A machine learning framework to predict antibiotic resistance traits and yet unknown genes underlying resistance to specific antibiotics in bacterial strains.

Abstract

Recently, the frequency of observing bacterial strains without known genetic components underlying phenotypic resistance to antibiotics has increased. There are several strains of bacteria lacking known resistance genes; however, they demonstrate resistance phenotype to drugs of that family. Although such strains are fewer compared to the overall population, they pose grave emerging threats to an already heavily challenged area of antimicrobial resistance (AMR), where death tolls have reached ~700\xa0000 per year and a grim projection of ~10 million deaths per year by 2050 looms. Considering the fact that development of novel antibiotics is not keeping pace with the emergence and dissemination of resistance, there is a pressing need to decipher yet unknown genetic mechanisms of resistance, which will enable developing strategies for the best use of available interventions and show the way for the development of new drugs. In this study, we present a machine learning framework to predict novel AMR factors that are potentially responsible for resistance to specific antimicrobial drugs.

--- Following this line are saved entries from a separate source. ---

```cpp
int plonk_prover_destroy(plonk_prover* p) {
    if (!p) return PLONK_OK;
    plonk_prover::Circuit& c = p->circuit;
    if (c.ctx) {
        plonk_use_device(c.ctx->device);
        hipStreamSynchronize(c.ctx->stream);
        if (c.ctx->copy_stream) hipStreamSynchronize(c.ctx->copy_stream);
    }
    free_batch(p);
    free_coset_tables(c);
    dev_free_all({(void**)&c.fixed_lag, (void**)&c.fixed_coef, (void**)&p->blinding_src.htab, (void**)&p->blinding_src.explicit_b});
    intake_destroy(p);
    free(c.n_public_of);
    delete p;
    return PLONK_OK;
}

int plonk_prover_run(plonk_prover* p, size_t B) {
    PLONK_REQUIRE(p && B, PLONK_ERR_ARG, "bad argument");
    PLONK_REQUIRE(B == p->intake.resident_b, PLONK_ERR_STATE, "run: batch %zu, but %zu witnesses are resident", B, p->intake.resident_b);
    const plonk_prover::Circuit& c = p->circuit;
    const plonk_prover::Rounds& r = p->rounds;
    PLONK_ENTER(c.ctx);
    plonk_ctx* ctx = c.ctx;
    const size_t n = c.n, n4 = 4 * n;
    const unsigned log_n = c.log_n;
    hipStream_t s = ctx->stream;
    const Fr* pub = p->intake.pub;
    ProofState* state = p->results.state;
    PLONK_REQUIRE(B <= 65535, PLONK_ERR_ARG, "batch %zu exceeds 65535 (the proofs are a grid's second dimension)", B);
    PLONK_TRY(ensure_segments(p, B));
    const unsigned S = prover_segments(p, B);
    const bool blind = p->blinding;
    BlindState* bs = r.blind;
    if (blind) PLONK_TRY(blinders_for_run(p, B));
    const uint32_t* cid = c.n_circuits > 1 ? p->labels.dev : nullptr;

    transcript_round(p, B, 0);
    PLONK_CHECK_HIP(hipMemsetAsync(r.closes + B, 0, B * sizeof(uint32_t), s));
    PLONK_LAUNCH(gate_check_kernel, grid1(B * n), dim3(256), 0, s, (const Fr*)r.wit_lag, pub, c.n_public,
                 c.sparse_pi ? (const Fr*)nullptr : (const Fr*)(r.wit_lag + 3 * B * n), (const Fr*)c.fixed_lag, cid, n, B, r.closes + B);
    if (c.sparse_pi) {
        PLONK_TRY(ntt_run(ctx, ntt_inverse(r.wit_lag, r.coef, log_n, 3 * B)));
        if (c.n_public) PLONK_LAUNCH(pi_coeffs_kernel, grid1(B * n), dim3(256), 0, s, pub, c.n_public, c.roots_inv, n, B, c.n_inv, r.coef + 3 * B * n);
        else PLONK_CHECK_HIP(hipMemsetAsync(r.coef + 3 * B * n, 0, B * n * sizeof(Fr), s));
    } else {
        PLONK_TRY(ntt_run(ctx, ntt_inverse(r.wit_lag, r.coef, log_n, 4 * B)));
    }
    PLONK_TRY(commit(p, B, r.wit_lag, r.coef, 3, 0));
    if (blind) blind_commit(p, B, 0, 3);
    transcript_round(p, B, 1);
    GrandProductIn gp = {};
    for (int k = 0; k < 3; k++) {
        gp.abc[k] = r.wit_lag + (size_t)k * B * n;
        gp.sig[k] = c.fixed_lag + (FX_S1 + k) * n;
    }
    gp.cid = cid;
    gp.sig_stride = FX_COUNT * n;
    PLONK_TRY(prof_begin(ctx, "prover_grand_product", 11.0 * 32.0 * (double)n * (double)B));
    PLONK_TRY(scan_grand_product(s, S, gp, c.roots, state, RoundChallenges{}, n, B, r.z_lag, r.closes, r.num, r.wz, r.seg));
    PLONK_TRY(prof_end(ctx));
    PLONK_TRY(ntt_run(ctx, ntt_inverse(r.z_lag, r.coef + 4 * B * n, log_n, B)));
    PLONK_TRY(commit(p, B, r.z_lag, r.coef + 4 * B * n, 1, 3));
    if (blind) blind_commit(p, B, 3, 1);
    transcript_round(p, B, 2);
    const size_t n3 = c.qcosets * n;
    if (c.sparse_pi) {
        PLONK_TRY(ntt_run(ctx, coset_call(c, r.coef, r.big, 3 * B)));
        PLONK_TRY(ntt_run(ctx, coset_call(c, r.coef + 4 * B * n, r.big + 4 * B * n3, B)));
        if (c.n_public) PLONK_LAUNCH(pi_coset_kernel, grid1(B * n3), dim3(256), 0, s, pub, c.n_public, (const Fr*)c.li_big, n3, B, r.big + 3 * B * n3);
        else PLONK_CHECK_HIP(hipMemsetAsync(r.big + 3 * B * n3, 0, B * n3 * sizeof(Fr), s));
    } else {
        PLONK_TRY(ntt_run(ctx, coset_call(c, r.coef, r.big, 5 * B)));
    }
    if (blind) {
        BlindZh bz;
        for (int k = 0; k < 4; k++) bz.v[k] = c.zh[k];
        PLONK_LAUNCH(blind_coset_kernel, grid1(B * n3), dim3(256), 0, s, (const BlindState*)bs, (const Fr*)c.x_big, bz, log_n, B, r.big);
    }
    ZhInv zh;
    for (int k = 0; k < 4; k++) zh.v[k] = c.zh_inv[k < (int)c.qcosets ? k : 0];
    QuotientIn qi = {};
    for (int k = 0; k < 5; k++) qi.wit[k] = r.big + (size_t)k * B * n3;
    for (int k = 0; k < FX_COUNT; k++) qi.fixed[k] = c.fixed_big + (size_t)k * n3;
    qi.l0 = c.l0_big;
    qi.xs = c.x_big;
    qi.cid = cid;
    qi.fixed_stride = (unsigned)(FX_COUNT * n3);
    PLONK_LAUNCH(quotient_kernel, dim3((unsigned)((n3 + 255) / 256), (unsigned)B), dim3(256), 0, s, qi, zh, (const ProofState*)state, RoundChallenges{},
                 (unsigned)n3, r.quot, log_n, (unsigned)n4);
    NttCall back{r.quot, r.quot, log_n, true, B};
    back.in_bstride = back.out_bstride = n4;
// ... 199 lines not shown
```

### plonkathon_amd/csrc/prover_scans.h

```cpp
#pragma once
#include "prover.h"

#define SCAN_THREADS 256

struct LaneRange { size_t lo, hi, per; };
PLONK_DEV LaneRange block_lane_range(size_t n, unsigned tid) {
    LaneRange r;
    r.per = (n + SCAN_THREADS - 1) / SCAN_THREADS;
    r.lo = tid * r.per;
    r.hi = (r.lo + r.per < n) ? r.lo + r.per : n;
    return r;
}
PLONK_DEV LaneRange seg_lane_range(size_t n, unsigned S, unsigned seg, unsigned tid) {
    const size_t L = n / S, per = (L + SCAN_THREADS - 1) / SCAN_THREADS, s_lo = (size_t)seg * L, s_hi = s_lo + L;
    LaneRange r;
    r.per = per;
    r.lo = s_lo + (size_t)tid * per < s_hi ? s_lo + (size_t)tid * per : s_hi;
    r.hi = r.lo + per < s_hi ? r.lo + per : s_hi;
    return r;
}
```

The machine learning framework utilizes whole-genome sequencing AMR genetic data and antimicrobial susceptibility testing phenotypic data to predict resistance phenotypes and rank AMR genes by their importance in discriminating the resistance from the susceptible phenotypes. In summary, we present here a bioinformatics framework for training machine learning models, evaluating their performances, selecting the best performing model(s) and finally predicting the most important AMR loci for the resistance involved.